An Evaluation of Short Term Greenhouse Gas Emissions from Soil and Atmosphere Exchange in Response to Controlling Edaphic Factgors of Eucalyptus Plantation, Gujarat, India
Keywords:greenhouse gases, fluxes, eucalyptus plantation, global warming potential, soil nutrients
A considerable amount of atmospheric GHG is produced and consumed through soil processes. Soils provide the largest terrestrial store for carbon (C) as well as the largest atmospheric CO2 sources through autotrophic and heterotrophic organisms. Soils are also the greatest source (∼60%) of CH4 and N2O through microbially mediated processes of methanogensis, nitrification and denitrification.

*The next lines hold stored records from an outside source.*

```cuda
int make_c_map(CUtensorMap *map, void *base, int dtype, uint64_t rows, uint64_t m, uint64_t batch) {
  const uint32_t eb = elem_bytes(dtype);
  EncodeTiledFn enc = get_encode_fn();
  if (!enc) return fail(MM_ERR_CUDA, "cuTensorMapEncodeTiled entry point not available");
  cuuint64_t gdim[3] = {m, rows, batch};
  cuuint64_t gstride[2] = {m * eb, rows * m * eb};
  cuuint32_t box[3] = {32, EPI_ROWS, 1};
  cuuint32_t estr[3] = {1, 1, 1};
  const CUtensorMapSwizzle swizzle =
      eb == 4 ? CU_TENSOR_MAP_SWIZZLE_128B : (eb == 2 ? CU_TENSOR_MAP_SWIZZLE_64B : CU_TENSOR_MAP_SWIZZLE_32B);
  CUresult r = enc(map, tma_dtype(dtype), 3, base, gdim, gstride, box, estr, CU_TENSOR_MAP_INTERLEAVE_NONE, swizzle,
                   CU_TENSOR_MAP_L2_PROMOTION_L2_256B, CU_TENSOR_MAP_FLOAT_OOB_FILL_NONE);
  if (r != CUDA_SUCCESS) {
    return fail(MM_ERR_CUDA, "cuTensorMapEncodeTiled (C) failed with CUresult " + std::to_string(int(r)));
  }
  return MM_OK;
}

int num_sms() {
  int dev = 0, sms = 0;
  cudaGetDevice(&dev);
// ... 59 lines not shown
#undef MM_VARIANT
  return fail(MM_ERR_INVALID, "no wgmma kernel variant for this tuning (cta_group 1|2, block_n 128|256)");
}

int plan_gemm(int dtype, const void *a_op, const void *b_op, void *c, unsigned rows, unsigned k, unsigned m,
              const Tuning &t, unsigned int *tile_sync, const unsigned int *b_ready, unsigned b_ready_target,
              bool attributes_only, cudaStream_t stream, const GemmBatch &batch, const HalfOperands &half,
              CUtensorMap (&maps)[5], LaunchPlan *plan) {
  const size_t eb = elem_bytes(dtype);
  const int cg = t.cta_group(), bn = t.block_n();
  const bool use_half = dtype == MM_DTYPE_FLOAT && half.fits_a != nullptr;
  if (batch.count > 1 && b_ready != nullptr) return fail(MM_ERR_UNSUPPORTED, "batched calls need a complete B operand");
  std::memset(&maps[2], 0, sizeof(maps[2]));
  *plan = LaunchPlan{&maps[0], &maps[1], &maps[2], use_half ? &maps[3] : &maps[0], use_half ? &maps[4] : &maps[1],
                     c, {}, t.stages(), attributes_only, stream};
  if (!attributes_only) {
    int rc = make_operand_map(&maps[0], a_op, dtype, uint64_t(batch.a_copies()) * rows, k, BLOCK_M);
    if (rc != MM_OK) return rc;
    rc = make_operand_map(&maps[1], b_op, dtype, uint64_t(batch.b_copies()) * m, k, uint32_t(bn / cg));
    if (rc != MM_OK) return rc;
    if (use_half) {
      rc = make_operand_map(&maps[3], half.a, MM_DTYPE_HALF, uint64_t(batch.a_copies()) * rows, k, BLOCK_M);
      if (rc != MM_OK) return rc;
      rc = make_operand_map(&maps[4], half.b, MM_DTYPE_HALF, uint64_t(batch.b_copies()) * m, k, uint32_t(bn / cg));
      if (rc != MM_OK) return rc;
    }
    if (t.tma_store()) {
      rc = make_c_map(&maps[2], c, dtype, rows, m, batch.count);
      if (rc != MM_OK) return rc;
    }
  }
  GemmParams &p = plan->p;
  p.rows = rows;
  p.cols = m;
  p.batch = batch.count;
  p.a_prob_rows = batch.shared_a ? 0u : rows;
  p.b_prob_rows = batch.shared_b ? 0u : m;
  p.k_bytes = uint32_t(size_t(k) * eb);
  p.raster_group = uint32_t(std::max(1, t.raster_rows()));
  p.tma_store = t.tma_store() ? 1u : 0u;
  p.b_ready_target = b_ready_target;
  p.l2_policy = t.l2_policy() == 1 ? ptx::L2_EVICT_FIRST : (t.l2_policy() == 2 ? ptx::L2_EVICT_LAST : ptx::L2_EVICT_NORMAL);
  p.tile_sync = t.tile_sync() ? tile_sync : nullptr;
  p.b_ready = b_ready;
  p.fits_a = use_half ? half.fits_a : nullptr;
  p.fits_b = use_half ? half.fits_b : nullptr;
  return MM_OK;
// ... 15 lines not shown
```

gemm_hls_b200/csrc/ptx_sm90.cuh:

```cuda
#pragma once

#include <cuda_runtime.h>

#include <cstdint>

namespace mm {
namespace ptx {

__device__ __forceinline__ uint32_t smem_u32(const void *p) {
  return static_cast<uint32_t>(__cvta_generic_to_shared(p));
}

__device__ __forceinline__ uint32_t lane_id() {
  uint32_t l;
  asm volatile("mov.u32 %0, %%laneid;" : "=r"(l));
  return l;
}

__device__ __forceinline__ void mbar_init(uint32_t bar, uint32_t arrive_count) {
  asm volatile("mbarrier.init.shared::cta.b64 [%0], %1;" ::"r"(bar), "r"(arrive_count) : "memory");
}
__device__ __forceinline__ void fence_mbar_init() {
  asm volatile("fence.mbarrier_init.release.cluster;" ::: "memory");
}
// ... 44 lines not shown
__device__ __forceinline__ void tma_load_2d_multicast(uint32_t smem_dst, const void *tmap, uint32_t bar,
                                                      int32_t c0, int32_t c1, uint16_t cta_mask, uint64_t l2_policy) {
  asm volatile(
      "cp.async.bulk.tensor.2d.shared::cluster.global.mbarrier::complete_tx::bytes.multicast::cluster.L2::cache_hint"
      " [%0], [%1, {%4, %5}], [%2], %3, %6;" ::"r"(smem_dst),
      "l"(reinterpret_cast<uint64_t>(tmap)), "r"(bar), "h"(cta_mask), "r"(c0), "r"(c1), "l"(l2_policy)
      : "memory");
}
__device__ __forceinline__ void tma_store_2d(const void *tmap, uint32_t smem_src, int32_t c0,
                                             int32_t c1) {
  asm volatile("cp.async.bulk.tensor.2d.global.shared::cta.bulk_group [%0, {%2, %3}], [%1];" ::"l"(
                   reinterpret_cast<uint64_t>(tmap)),
               "r"(smem_src), "r"(c0), "r"(c1)
               : "memory");
}
__device__ __forceinline__ void tma_load_3d(uint32_t smem_dst, const void *tmap, uint32_t bar,
                                            int32_t c0, int32_t c1, int32_t c2, uint64_t l2_policy) {
  asm volatile(
      "cp.async.bulk.tensor.3d.shared::cluster.global.mbarrier::complete_tx::bytes.L2::cache_hint"
      " [%0], [%1, {%3, %4, %5}], [%2], %6;" ::"r"(smem_dst),
      "l"(reinterpret_cast<uint64_t>(tmap)), "r"(bar), "r"(c0), "r"(c1), "r"(c2), "l"(l2_policy)
      : "memory");
}
__device__ __forceinline__ void tma_store_3d(const void *tmap, uint32_t smem_src, int32_t c0, int32_t c1,
                                             int32_t c2) {
  asm volatile("cp.async.bulk.tensor.3d.global.shared::cta.bulk_group [%0, {%2, %3, %4}], [%1];" ::"l"(
                   reinterpret_cast<uint64_t>(tmap)),
               "r"(smem_src), "r"(c0), "r"(c1), "r"(c2)
               : "memory");
}
__device__ __forceinline__ void tma_store_commit() { asm volatile("cp.async.bulk.commit_group;" ::: "memory"); }
template <int N>
__device__ __forceinline__ void tma_store_wait_read() {
  asm volatile("cp.async.bulk.wait_group.read %0;" ::"n"(N) : "memory");
}
template <int N>
__device__ __forceinline__ void tma_store_wait_all() {
  asm volatile("cp.async.bulk.wait_group %0;" ::"n"(N) : "memory");
}
__device__ __forceinline__ void fence_proxy_async_smem() {
  asm volatile("fence.proxy.async.shared::cta;" ::: "memory");
}

__device__ __forceinline__ void st_shared_v4(uint32_t addr, uint32_t a, uint32_t b, uint32_t c, uint32_t d) {
  asm volatile("st.shared.v4.b32 [%0], {%1, %2, %3, %4};" ::"r"(addr), "r"(a), "r"(b), "r"(c), "r"(d) : "memory");
}

template <uint32_t N>
__device__ __forceinline__ void setmaxnreg_dec() {
  asm volatile("setmaxnreg.dec.sync.aligned.u32 %0;" ::"n"(N));
}
template <uint32_t N>
__device__ __forceinline__ void setmaxnreg_inc() {
  asm volatile("setmaxnreg.inc.sync.aligned.u32 %0;" ::"n"(N));
}

enum : int { KIND_F16 = 0, KIND_TF32 = 1, KIND_I8 = 2, KIND_BF16 = 3 };

__device__ __forceinline__ void wgmma_fence() { asm volatile("wgmma.fence.sync.aligned;" ::: "memory"); }
__device__ __forceinline__ void wgmma_commit() { asm volatile("wgmma.commit_group.sync.aligned;" ::: "memory"); }
template <int N>
__device__ __forceinline__ void wgmma_wait() {
  asm volatile("wgmma.wait_group.sync.aligned %0;" ::"n"(N) : "memory");
}

__device__ __forceinline__ uint64_t make_smem_desc_k_sw128(uint32_t smem_addr) {
  uint64_t d = 0;
  d |= static_cast<uint64_t>((smem_addr & 0x3FFFFu) >> 4);
  d |= static_cast<uint64_t>(1) << 16;
  d |= static_cast<uint64_t>(1024u >> 4) << 32;
  d |= static_cast<uint64_t>(1) << 62;
  return d;
}

template <int KIND, int N>
__device__ __forceinline__ void wgmma(uint32_t (&d)[N / 2], uint64_t desc_a, uint64_t desc_b, uint32_t accumulate);

template <>
__device__ __forceinline__ void wgmma<KIND_F16, 128>(uint32_t (&d)[64], uint64_t desc_a, uint64_t desc_b, uint32_t accumulate) {
  asm volatile(
      "{\n\t.reg .pred p;\n\tsetp.ne.b32 p, %66, 0;\n\t"
      "wgmma.mma_async.sync.aligned.m64n128k16.f32.f16.f16 {%0, %1, %2, %3, %4, %5, %6, %7, %8, %9, %10, %11, %12, %13, %14, %15, %16, %17, %18, %19, %20, %21, %22, %23, %24, %25, %26, %27, %28, %29, %30, %31, %32, %33, %34, %35, %36, %37, %38, %39, %40, %41, %42, %43, %44, %45, %46, %47, %48, %49, %50, %51, %52, %53, %54, %55, %56, %57, %58, %59, %60, %61, %62, %63}, %64, %65, p, 1, 1, 0, 0;\n\t}"
      : "+r"(d[0]), "+r"(d[1]), "+r"(d[2]), "+r"(d[3]), "+r"(d[4]), "+r"(d[5]), "+r"(d[6]), "+r"(d[7]), "+r"(d[8]), "+r"(d[9]), "+r"(d[10]), "+r"(d[11]), "+r"(d[12]), "+r"(d[13]), "+r"(d[14]), "+r"(d[15]), "+r"(d[16]), "+r"(d[17]), "+r"(d[18]), "+r"(d[19]), "+r"(d[20]), "+r"(d[21]), "+r"(d[22]), "+r"(d[23]), "+r"(d[24]), "+r"(d[25]), "+r"(d[26]), "+r"(d[27]), "+r"(d[28]), "+r"(d[29]), "+r"(d[30]), "+r"(d[31]), "+r"(d[32]), "+r"(d[33]), "+r"(d[34]), "+r"(d[35]), "+r"(d[36]), "+r"(d[37]), "+r"(d[38]), "+r"(d[39]), "+r"(d[40]), "+r"(d[41]), "+r"(d[42]), "+r"(d[43]), "+r"(d[44]), "+r"(d[45]), "+r"(d[46]), "+r"(d[47]), "+r"(d[48]), "+r"(d[49]), "+r"(d[50]), "+r"(d[51]), "+r"(d[52]), "+r"(d[53]), "+r"(d[54]), "+r"(d[55]), "+r"(d[56]), "+r"(d[57]), "+r"(d[58]), "+r"(d[59]), "+r"(d[60]), "+r"(d[61]), "+r"(d[62]), "+r"(d[63])
      : "l"(desc_a), "l"(desc_b), "r"(accumulate)
      : "memory");
}

template <>
__device__ __forceinline__ void wgmma<KIND_TF32, 128>(uint32_t (&d)[64], uint64_t desc_a, uint64_t desc_b, uint32_t accumulate) {
  asm volatile(
      "{\n\t.reg .pred p;\n\tsetp.ne.b32 p, %66, 0;\n\t"
      "wgmma.mma_async.sync.aligned.m64n128k8.f32.tf32.tf32 {%0, %1, %2, %3, %4, %5, %6, %7, %8, %9, %10, %11, %12, %13, %14, %15, %16, %17, %18, %19, %20, %21, %22, %23, %24, %25, %26, %27, %28, %29, %30, %31, %32, %33, %34, %35, %36, %37, %38, %39, %40, %41, %42, %43, %44, %45, %46, %47, %48, %49, %50, %51, %52, %53, %54, %55, %56, %57, %58, %59, %60, %61, %62, %63}, %64, %65, p, 1, 1;\n\t}"
      : "+r"(d[0]), "+r"(d[1]), "+r"(d[2]), "+r"(d[3]), "+r"(d[4]), "+r"(d[5]), "+r"(d[6]), "+r"(d[7]), "+r"(d[8]), "+r"(d[9]), "+r"(d[10]), "+r"(d[11]), "+r"(d[12]), "+r"(d[13]), "+r"(d[14]), "+r"(d[15]), "+r"(d[16]), "+r"(d[17]), "+r"(d[18]), "+r"(d[19]), "+r"(d[20]), "+r"(d[21]), "+r"(d[22]), "+r"(d[23]), "+r"(d[24]), "+r"(d[25]), "+r"(d[26]), "+r"(d[27]), "+r"(d[28]), "+r"(d[29]), "+r"(d[30]), "+r"(d[31]), "+r"(d[32]), "+r"(d[33]), "+r"(d[34]), "+r"(d[35]), "+r"(d[36]), "+r"(d[37]), "+r"(d[38]), "+r"(d[39]), "+r"(d[40]), "+r"(d[41]), "+r"(d[42]), "+r"(d[43]), "+r"(d[44]), "+r"(d[45]), "+r"(d[46]), "+r"(d[47]), "+r"(d[48]), "+r"(d[49]), "+r"(d[50]), "+r"(d[51]), "+r"(d[52]), "+r"(d[53]), "+r"(d[54]), "+r"(d[55]), "+r"(d[56]), "+r"(d[57]), "+r"(d[58]), "+r"(d[59]), "+r"(d[60]), "+r"(d[61]), "+r"(d[62]), "+r"(d[63])
      : "l"(desc_a), "l"(desc_b), "r"(accumulate)
      : "memory");
}

// ... 37 lines not shown
      : "memory");
}

template <>
__device__ __forceinline__ void wgmma<KIND_BF16, 128>(uint32_t (&d)[64], uint64_t desc_a, uint64_t desc_b, uint32_t accumulate) {
  asm volatile(
      "{\n\t.reg .pred p;\n\tsetp.ne.b32 p, %66, 0;\n\t"
      "wgmma.mma_async.sync.aligned.m64n128k16.f32.bf16.bf16 {%0, %1, %2, %3, %4, %5, %6, %7, %8, %9, %10, %11, %12, %13, %14, %15, %16, %17, %18, %19, %20, %21, %22, %23, %24, %25, %26, %27, %28, %29, %30, %31, %32, %33, %34, %35, %36, %37, %38, %39, %40, %41, %42, %43, %44, %45, %46, %47, %48, %49, %50, %51, %52, %53, %54, %55, %56, %57, %58, %59, %60, %61, %62, %63}, %64, %65, p, 1, 1, 0, 0;\n\t}"
      : "+r"(d[0]), "+r"(d[1]), "+r"(d[2]), "+r"(d[3]), "+r"(d[4]), "+r"(d[5]), "+r"(d[6]), "+r"(d[7]), "+r"(d[8]), "+r"(d[9]), "+r"(d[10]), "+r"(d[11]), "+r"(d[12]), "+r"(d[13]), "+r"(d[14]), "+r"(d[15]), "+r"(d[16]), "+r"(d[17]), "+r"(d[18]), "+r"(d[19]), "+r"(d[20]), "+r"(d[21]), "+r"(d[22]), "+r"(d[23]), "+r"(d[24]), "+r"(d[25]), "+r"(d[26]), "+r"(d[27]), "+r"(d[28]), "+r"(d[29]), "+r"(d[30]), "+r"(d[31]), "+r"(d[32]), "+r"(d[33]), "+r"(d[34]), "+r"(d[35]), "+r"(d[36]), "+r"(d[37]), "+r"(d[38]), "+r"(d[39]), "+r"(d[40]), "+r"(d[41]), "+r"(d[42]), "+r"(d[43]), "+r"(d[44]), "+r"(d[45]), "+r"(d[46]), "+r"(d[47]), "+r"(d[48]), "+r"(d[49]), "+r"(d[50]), "+r"(d[51]), "+r"(d[52]), "+r"(d[53]), "+r"(d[54]), "+r"(d[55]), "+r"(d[56]), "+r"(d[57]), "+r"(d[58]), "+r"(d[59]), "+r"(d[60]), "+r"(d[61]), "+r"(d[62]), "+r"(d[63])
      : "l"(desc_a), "l"(desc_b), "r"(accumulate)
      : "memory");
}

template <>
__device__ __forceinline__ void wgmma<KIND_BF16, 256>(uint32_t (&d)[128], uint64_t desc_a, uint64_t desc_b, uint32_t accumulate) {
  asm volatile(
      "{\n\t.reg .pred p;\n\tsetp.ne.b32 p, %130, 0;\n\t"
      "wgmma.mma_async.sync.aligned.m64n256k16.f32.bf16.bf16 {%0, %1, %2, %3, %4, %5, %6, %7, %8, %9, %10, %11, %12, %13, %14, %15, %16, %17, %18, %19, %20, %21, %22, %23, %24, %25, %26, %27, %28, %29, %30, %31, %32, %33, %34, %35, %36, %37, %38, %39, %40, %41, %42, %43, %44, %45, %46, %47, %48, %49, %50, %51, %52, %53, %54, %55, %56, %57, %58, %59, %60, %61, %62, %63, %64, %65, %66, %67, %68, %69, %70, %71, %72, %73, %74, %75, %76, %77, %78, %79, %80, %81, %82, %83, %84, %85, %86, %87, %88, %89, %90, %91, %92, %93, %94, %95, %96, %97, %98, %99, %100, %101, %102, %103, %104, %105, %106, %107, %108, %109, %110, %111, %112, %113, %114, %115, %116, %117, %118, %119, %120, %121, %122, %123, %124, %125, %126, %127}, %128, %129, p, 1, 1, 0, 0;\n\t}"
      : "+r"(d[0]), "+r"(d[1]), "+r"(d[2]), "+r"(d[3]), "+r"(d[4]), "+r"(d[5]), "+r"(d[6]), "+r"(d[7]), "+r"(d[8]), "+r"(d[9]), "+r"(d[10]), "+r"(d[11]), "+r"(d[12]), "+r"(d[13]), "+r"(d[14]), "+r"(d[15]), "+r"(d[16]), "+r"(d[17]), "+r"(d[18]), "+r"(d[19]), "+r"(d[20]), "+r"(d[21]), "+r"(d[22]), "+r"(d[23]), "+r"(d[24]), "+r"(d[25]), "+r"(d[26]), "+r"(d[27]), "+r"(d[28]), "+r"(d[29]), "+r"(d[30]), "+r"(d[31]), "+r"(d[32]), "+r"(d[33]), "+r"(d[34]), "+r"(d[35]), "+r"(d[36]), "+r"(d[37]), "+r"(d[38]), "+r"(d[39]), "+r"(d[40]), "+r"(d[41]), "+r"(d[42]), "+r"(d[43]), "+r"(d[44]), "+r"(d[45]), "+r"(d[46]), "+r"(d[47]), "+r"(d[48]), "+r"(d[49]), "+r"(d[50]), "+r"(d[51]), "+r"(d[52]), "+r"(d[53]), "+r"(d[54]), "+r"(d[55]), "+r"(d[56]), "+r"(d[57]), "+r"(d[58]), "+r"(d[59]), "+r"(d[60]), "+r"(d[61]), "+r"(d[62]), "+r"(d[63]), "+r"(d[64]), "+r"(d[65]), "+r"(d[66]), "+r"(d[67]), "+r"(d[68]), "+r"(d[69]), "+r"(d[70]), "+r"(d[71]), "+r"(d[72]), "+r"(d[73]), "+r"(d[74]), "+r"(d[75]), "+r"(d[76]), "+r"(d[77]), "+r"(d[78]), "+r"(d[79]), "+r"(d[80]), "+r"(d[81]), "+r"(d[82]), "+r"(d[83]), "+r"(d[84]), "+r"(d[85]), "+r"(d[86]), "+r"(d[87]), "+r"(d[88]), "+r"(d[89]), "+r"(d[90]), "+r"(d[91]), "+r"(d[92]), "+r"(d[93]), "+r"(d[94]), "+r"(d[95]), "+r"(d[96]), "+r"(d[97]), "+r"(d[98]), "+r"(d[99]), "+r"(d[100]), "+r"(d[101]), "+r"(d[102]), "+r"(d[103]), "+r"(d[104]), "+r"(d[105]), "+r"(d[106]), "+r"(d[107]), "+r"(d[108]), "+r"(d[109]), "+r"(d[110]), "+r"(d[111]), "+r"(d[112]), "+r"(d[113]), "+r"(d[114]), "+r"(d[115]), "+r"(d[116]), "+r"(d[117]), "+r"(d[118]), "+r"(d[119]), "+r"(d[120]), "+r"(d[121]), "+r"(d[122]), "+r"(d[123]), "+r"(d[124]), "+r"(d[125]), "+r"(d[126]), "+r"(d[127])
      : "l"(desc_a), "l"(desc_b), "r"(accumulate)
      : "memory");
}

}
}
```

Short term CO2, CH4 and N2O gas fluxes from soil under a Eucalyptus plantation in central Gujarat, Western India were measured for three month duration (February to April, 2013) at fifteen days interval using closed static chamber technique and gas chromatography method. Simultaneously soils were analyzed at 0.0-10, 10-20, and 20-30 cm depth for pH, conductivity, organic carbon, nitrogen, phosphate, sulphate to correlate with gas emissions. The results showed that the soil in our study was a sink of atmospheric CO2, CH4 and N2O which the flux varied from -65.27 to 14.6, -0.005 to 0.07 and -0.03 to 0.33 mg m-2 h-1respectively. CO2 emissions were found maximum as compared to other two gases. Variations in soil N2O emissions could be primarily explained by litter C:N ratio and soil total N stock. Differences in soil CH4 uptake could be mostly attributed to the soil CO2 flux and water filled pore space (WFPS). Soil C:N ratio could largely account for variations in soil CO2 emissions. A strong positive relationship existed between CH4 flux and soil temperature. The N2O flux correlated with WFPS and the global warming potential of N2O is highest compared to other two principal gases.